*** Recorded information Section Begins ***

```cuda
__global__ void __launch_bounds__(SEQ_THREADS)
zb_sequences_kernel(const u8* __restrict__ src, const ZbBlock* __restrict__ blocks, ZbParams prm, ZbStrides sd, const ZbDictEntropy* __restrict__ de,
                    const u64* __restrict__ seqs, u16* __restrict__ stateBits,
                    u8* __restrict__ body, ZbBlockMeta* __restrict__ meta)
{
    __shared__ ZbdFseCTable ct[3];
    __shared__ ZbdStreamWork wk[3];
    __shared__ u32 chunkBits[SEQ_THREADS];
    __shared__ u32 stepTile[3][SEQ_TILE + 3u];
    __shared__ u32 sh_cSize, sh_hdrEnd, sh_streamSize;
    __shared__ ZbdCodeLut lut;

    u32 const tid = threadIdx.x;
    u32 const b = blockIdx.x;
    ZbBlockMeta const m = meta[b];
    ZbBlock const bd = blocks[b];
    if (m.forceRaw) return;
    u32 const nbSeq = m.nbSeq;
    const u64* const myseq = seqs + (size_t)b * sd.seq;
    u16* const myst = stateBits + (size_t)b * sd.dist;
    u8* const out = body + (size_t)b * sd.body;
    u32 op = m.litSecSize;

    u32 const nbSeqHdr = nbSeq < 128u ? 1u : (nbSeq < 0x7F00u ? 2u : 3u);
    if (tid == 0) {
        if (nbSeq < 128u) out[op] = (u8)nbSeq;
        else if (nbSeq < 0x7F00u) { out[op] = (u8)((nbSeq >> 8) + 0x80u); out[op + 1] = (u8)nbSeq; }
        else { out[op] = 0xFF; out[op + 1] = (u8)(nbSeq - 0x7F00u); out[op + 2] = (u8)((nbSeq - 0x7F00u) >> 8); }
    }
    op += nbSeqHdr;
    u32 cSize;
    if (nbSeq == 0) {
        cSize = op;
    } else {
        for (u32 i = tid; i < 192u; i += SEQ_THREADS) wk[i >> 6].count[i & 63u] = 0;
        for (u32 i = tid; i < 192u; i += SEQ_THREADS) { if (i < 64u) lut.ll[i] = (u16)zbd_ll_lut_entry(i); else lut.ml[i - 64u] = (u16)zbd_ml_lut_entry(i - 64u); }
        __syncthreads();
        for (u32 i = tid; i < nbSeq; i += SEQ_THREADS) {
            ZbdSeq const s = zbd_unpack(myseq[i], lut);
            atomicAdd(&wk[0].count[s.llc], 1u);
            atomicAdd(&wk[1].count[s.ofc], 1u);
            atomicAdd(&wk[2].count[s.mlc], 1u);
        }
        __syncthreads();
        if (tid < 96u) {
            u32 const st = tid >> 5, lane = tid & 31u;
            ZbdStreamWork* const w = &wk[st];
            u32 const maxAll = st == 0 ? MaxLL : (st == 1 ? MaxOff : MaxML);
            u32 const c0 = w->count[lane], c1 = (lane + 32u <= maxAll) ? w->count[lane + 32u] : 0u;
            u32 const hiUsed = __ballot_sync(ZB_FULL, c1 != 0u), loUsed = __ballot_sync(ZB_FULL, c0 != 0u);
            u32 const max = hiUsed ? 63u - (u32)__clz((int)hiUsed) : 31u - (u32)__clz((int)loUsed);
            u32 mostFrequent = c0 > c1 ? c0 : c1;
#pragma unroll
            for (u32 o = 16; o > 0; o >>= 1) mostFrequent = ::max(mostFrequent, __shfl_xor_sync(ZB_FULL, mostFrequent, o));
            u32 const defLog = st == 1 ? 5u : 6u;
            bool const defAllowed = st == 1 ? (max <= DefaultMaxOff) : true;
            u32 const prevRepeat = (de != nullptr && (bd.flags & ZB_FLAG_FIRST) && de->present) ? de->fseRepeat[st] : 0u;
            u32 const type = zbd_selectEncodingType(mostFrequent, nbSeq, defLog, defAllowed, prm.strategy, prevRepeat);
            if (lane == 0) { w->type = type; w->err = 0; w->ncSize = 0; }
            __syncwarp();
            if (type == set_repeat || type == set_basic) {
                const u32* from = reinterpret_cast<const u32*>(type == set_repeat ? &de->fse[st] : &g_defaultCT[st]);
                u32* to = reinterpret_cast<u32*>(&ct[st]);
                for (u32 i = lane; i < sizeof(ZbdFseCTable) / 4u; i += 32u) to[i] = from[i];
            } else if (type == set_rle) {
                if (lane == 0) {
                    ZbdSeq const first = zbd_unpack(myseq[0], lut);
// ... 2 lines not shown
                    w->nc[0] = (u8)sym; w->ncSize = 1;
                }
            } else {
                u32 const FSELog = st == 1 ? OffFSELog : (st == 0 ? LLFSELog : MLFSELog);
                u32 nbSeq_1 = nbSeq;
                u32 const tableLog = zbd_fse_optimalTableLog(FSELog, nbSeq, max, 2);
                {
                    ZbdSeq const last = zbd_unpack(myseq[nbSeq - 1], lut);
                    u32 const lastCode = st == 0 ? last.llc : (st == 1 ? last.ofc : last.mlc);
                    if (w->count[lastCode] > 1u) { nbSeq_1--; __syncwarp(); if (lane == 0) w->count[lastCode]--; }
                    __syncwarp();
                }
                u32 const r = zbw_fse_normalize(w->norm, tableLog, w->count, nbSeq_1, max, lane);
                u32 ncs = 0;
                if (r != ZBD_ERR) { if (lane == 0) ncs = zbd_fse_writeNCount(w->nc, w->norm, max, tableLog); ncs = __shfl_sync(ZB_FULL, ncs, 0); }
                if (r == ZBD_ERR || ncs == ZBD_ERR) { if (lane == 0) w->err = 1; }
                else {
                    if (lane == 0) w->ncSize = ncs;
                    zbw_fse_buildCTable(&ct[st], w->norm, max, tableLog, w->symAt, w->cum, lane);
                }
            }
        }
        __syncthreads();
        bool const err = wk[0].err | wk[1].err | wk[2].err;
        if (err) { if (tid == 0) { meta[b].type = ZB_BT_RAW; meta[b].bodySize = bd.size; } return; }

        {
            u32 state = 0;
            bool const chain = tid < 3u;
            u32 const st = chain ? tid : 0u;
            const u16* const ns = ct[st].nextState;
            const u32* const tw = stepTile[st] + 1;
            u16* const rec = myst + (size_t)st * sd.state;
            u32 const nbTiles = (nbSeq + SEQ_TILE - 1u) / SEQ_TILE;
            for (u32 tile = nbTiles; tile-- > 0; ) {
                u32 const t0 = tile * SEQ_TILE, t1 = min(t0 + SEQ_TILE, nbSeq);
                for (u32 i = t0 + tid; i < t1; i += SEQ_THREADS) {
                    ZbdSeq const s = zbd_unpack(myseq[i], lut);
                    stepTile[0][i - t0 + 1u] = ct[0].deltaNbBits[s.llc] | ((u32)ct[0].deltaFindState[s.llc] << 20);
                    stepTile[1][i - t0 + 1u] = ct[1].deltaNbBits[s.ofc] | ((u32)ct[1].deltaFindState[s.ofc] << 20);
                    stepTile[2][i - t0 + 1u] = ct[2].deltaNbBits[s.mlc] | ((u32)ct[2].deltaFindState[s.mlc] << 20);
                }
                __syncthreads();
                if (chain) {
                    u32 cnt = t1 - t0;
                    const u32* pw = tw + cnt;
                    u16* pr = rec + t1;
                    if (t1 == nbSeq) {
                        u32 const w0 = pw[-1], dnb = w0 & 0xFFFFFu;
                        u32 const nbOut = (dnb + (1u << 15)) >> 16;
                        state = ns[(int)(((nbOut << 16) - dnb) >> nbOut) + ((int)w0 >> 20)];
                        cnt--; pw--; pr--;
                    }
                    u32 w = pw[-1];
                    while (cnt) {
                        cnt--; pw--; pr--;
                        u32 const wn = pw[-1];
                        u32 const nb = (state + (w & 0xFFFFFu)) >> 16;
                        *pr = (u16)((state & ((1u << nb) - 1u)) | (nb << 12));
                        state = ns[(int)(state >> nb) + ((int)w >> 20)];
                        w = wn;
                    }
                }
                __syncthreads();
            }
            if (chain) wk[st].finalState = state;
        }
        __syncthreads();

        u32 const ncTotal = wk[0].ncSize + wk[1].ncSize + wk[2].ncSize;
        u32 const hdrEnd = op + 1u + ncTotal;
        u32 lastCountSize = 0;
        if (wk[0].type == set_compressed) lastCountSize = wk[0].ncSize;
        if (wk[1].type == set_compressed) lastCountSize = wk[1].ncSize;
        if (wk[2].type == set_compressed) lastCountSize = wk[2].ncSize;

        u32 const cs = (nbSeq + SEQ_THREADS - 1u) / SEQ_THREADS;
        u32 const cBeg = min(tid * cs, nbSeq), cEnd = min((tid + 1u) * cs, nbSeq);
        u32 bits = 0;
        for (u32 i = cBeg; i < cEnd; i++) {
            ZbdSeq const s = zbd_unpack(myseq[i], lut);
            bits += s.llBits + s.mlBits + s.ofc;
            if (i + 1u < nbSeq) bits += (myst[i] >> 12) + (myst[sd.state + i] >> 12) + (myst[2u * sd.state + i] >> 12);
        }
        chunkBits[tid] = bits;
        __syncthreads();
        u32 bitOff = 0;
        for (u32 k = tid + 1u; k < SEQ_THREADS; k++) bitOff += chunkBits[k];
        if (tid == 0) {
            u32 const totalBits = bitOff + bits + ct[2].tableLog + ct[1].tableLog + ct[0].tableLog + 1u;
            sh_streamSize = (totalBits + 7u) >> 3;
        }
        __syncthreads();
        u32 const streamSize = sh_streamSize;
        cSize = hdrEnd + streamSize;
        bool const fits = (cSize + 16u <= sd.body);
        if (fits) {
            u32 const w0 = hdrEnd >> 2, w1 = (cSize + 3u) >> 2;
            u32* const ow = reinterpret_cast<u32*>(out);
            for (u32 i = w0 + 1u + tid; i < w1; i += SEQ_THREADS) ow[i] = 0;
            if (tid == 0) {
                for (u32 i = hdrEnd; i < min((w0 + 1u) << 2, cSize + 4u); i++) out[i] = 0;
                u8* p = out + op;
                *p++ = (u8)((wk[0].type << 6) + (wk[1].type << 4) + (wk[2].type << 2));
                for (u32 st = 0; st < 3; st++) for (u32 i = 0; i < wk[st].ncSize; i++) *p++ = wk[st].nc[i];
            }
            __syncthreads();
            ZbdParW pw; zbd_pw_init(&pw, ow, (u64)hdrEnd * 8u + bitOff);
            for (u32 i = cEnd; i-- > cBeg; ) {
                ZbdSeq const s = zbd_unpack(myseq[i], lut);
                if (i + 1u < nbSeq) {
                    u32 const rOF = myst[sd.state + i], rML = myst[2u * sd.state + i], rLL = myst[i];
                    zbd_pw_add(&pw, rOF & 0xFFFu, rOF >> 12);
                    zbd_pw_add(&pw, rML & 0xFFFu, rML >> 12);
                    zbd_pw_add(&pw, rLL & 0xFFFu, rLL >> 12);
                }
                u32 const llb = s.llBits, mlb = s.mlBits;
                zbd_pw_add(&pw, s.litLen & ((1u << llb) - 1u), llb);
                zbd_pw_add(&pw, s.mlBase & ((1u << mlb) - 1u), mlb);
                zbd_pw_add(&pw, s.offBase & ((1u << s.ofc) - 1u), s.ofc);
            }
            if (tid == 0) {
                zbd_pw_add(&pw, wk[2].finalState & ((1u << ct[2].tableLog) - 1u), ct[2].tableLog);
                zbd_pw_add(&pw, wk[1].finalState & ((1u << ct[1].tableLog) - 1u), ct[1].tableLog);
                zbd_pw_add(&pw, wk[0].finalState & ((1u << ct[0].tableLog) - 1u), ct[0].tableLog);
                zbd_pw_add(&pw, 1u, 1u);
            }
            zbd_pw_finish(&pw);
        }
        if (!fits || (lastCountSize && (lastCountSize + streamSize) < 4u)) cSize = 0;
    }

    {   u32 const maxCSize = bd.size - ((bd.size >> 6) + 2u);
        if (cSize >= maxCSize) cSize = 0;
    }
    bool rle = false;
    if (!(bd.flags & ZB_FLAG_FIRST) && cSize < 25u) {
        const u8* const bsrc = src + bd.srcOff;
        u8 const v0 = bsrc[0];
        int diff = 0;
        for (u32 i = tid; i < bd.size; i += SEQ_THREADS) diff |= (bsrc[i] != v0);
        rle = !__syncthreads_or(diff);
    }
    if (tid == 0) {
        ZbBlockMeta mm = m;
        if (rle) { mm.type = ZB_BT_RLE; mm.bodySize = 1; mm.rleByte = src[bd.srcOff]; }
        else if (cSize == 0) { mm.type = ZB_BT_RAW; mm.bodySize = bd.size; }
        else { mm.type = ZB_BT_COMPRESSED; mm.bodySize = cSize; }
        meta[b] = mm;
    }
}

extern "C" cudaError_t zb_launch_sequences(const u8* d_src, const ZbBlock* d_blocks, u32 nbBlocks, const ZbParams* prm, const ZbStrides* sd, const ZbDictEntropy* d_de,
                                           const u64* d_seqs, u16* d_stateBits, u8* d_body, ZbBlockMeta* d_meta, cudaStream_t stream)
{
    if (nbBlocks == 0) return cudaSuccess;
    zb_sequences_kernel<<<nbBlocks, SEQ_THREADS, 0, stream>>>(d_src, d_blocks, *prm, *sd, d_de, d_seqs, d_stateBits, d_body, d_meta);
    return cudaGetLastError();
}
```

Baseline: 103.6.

## Parallelize Huffman build and sequence bitstream packing with warp scans and shared windows

Replaces the O(n^2) rank computation in Huffman table build with a block-wide bitonic sort, and the per-symbol code-index loop with warp ballots. The sequence bitstream writer changes from a per-thread chunked two-pass count-then-pack into a tiled warp-scan packer that stages words in a shared window (reusing the step tiles) before coalesced global stores. Literal Huffman encoding switches to a packed 16-bit code table and defers the first-word atomicOr, and the histogram gets a fast path for full 16-byte vectors. Optional clock instrumentation is added behind a compile flag. The tiled packer adds two block barriers per 128 sequences, which may cost more than the old single pass on short blocks.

*** Recorded information Section Ends ***

If a line in the records above has the word "atomicAdd", copy it out.

            atomicAdd(&wk[0].count[s.llc], 1u);
            atomicAdd(&wk[1].count[s.ofc], 1u);
            atomicAdd(&wk[2].count[s.mlc], 1u);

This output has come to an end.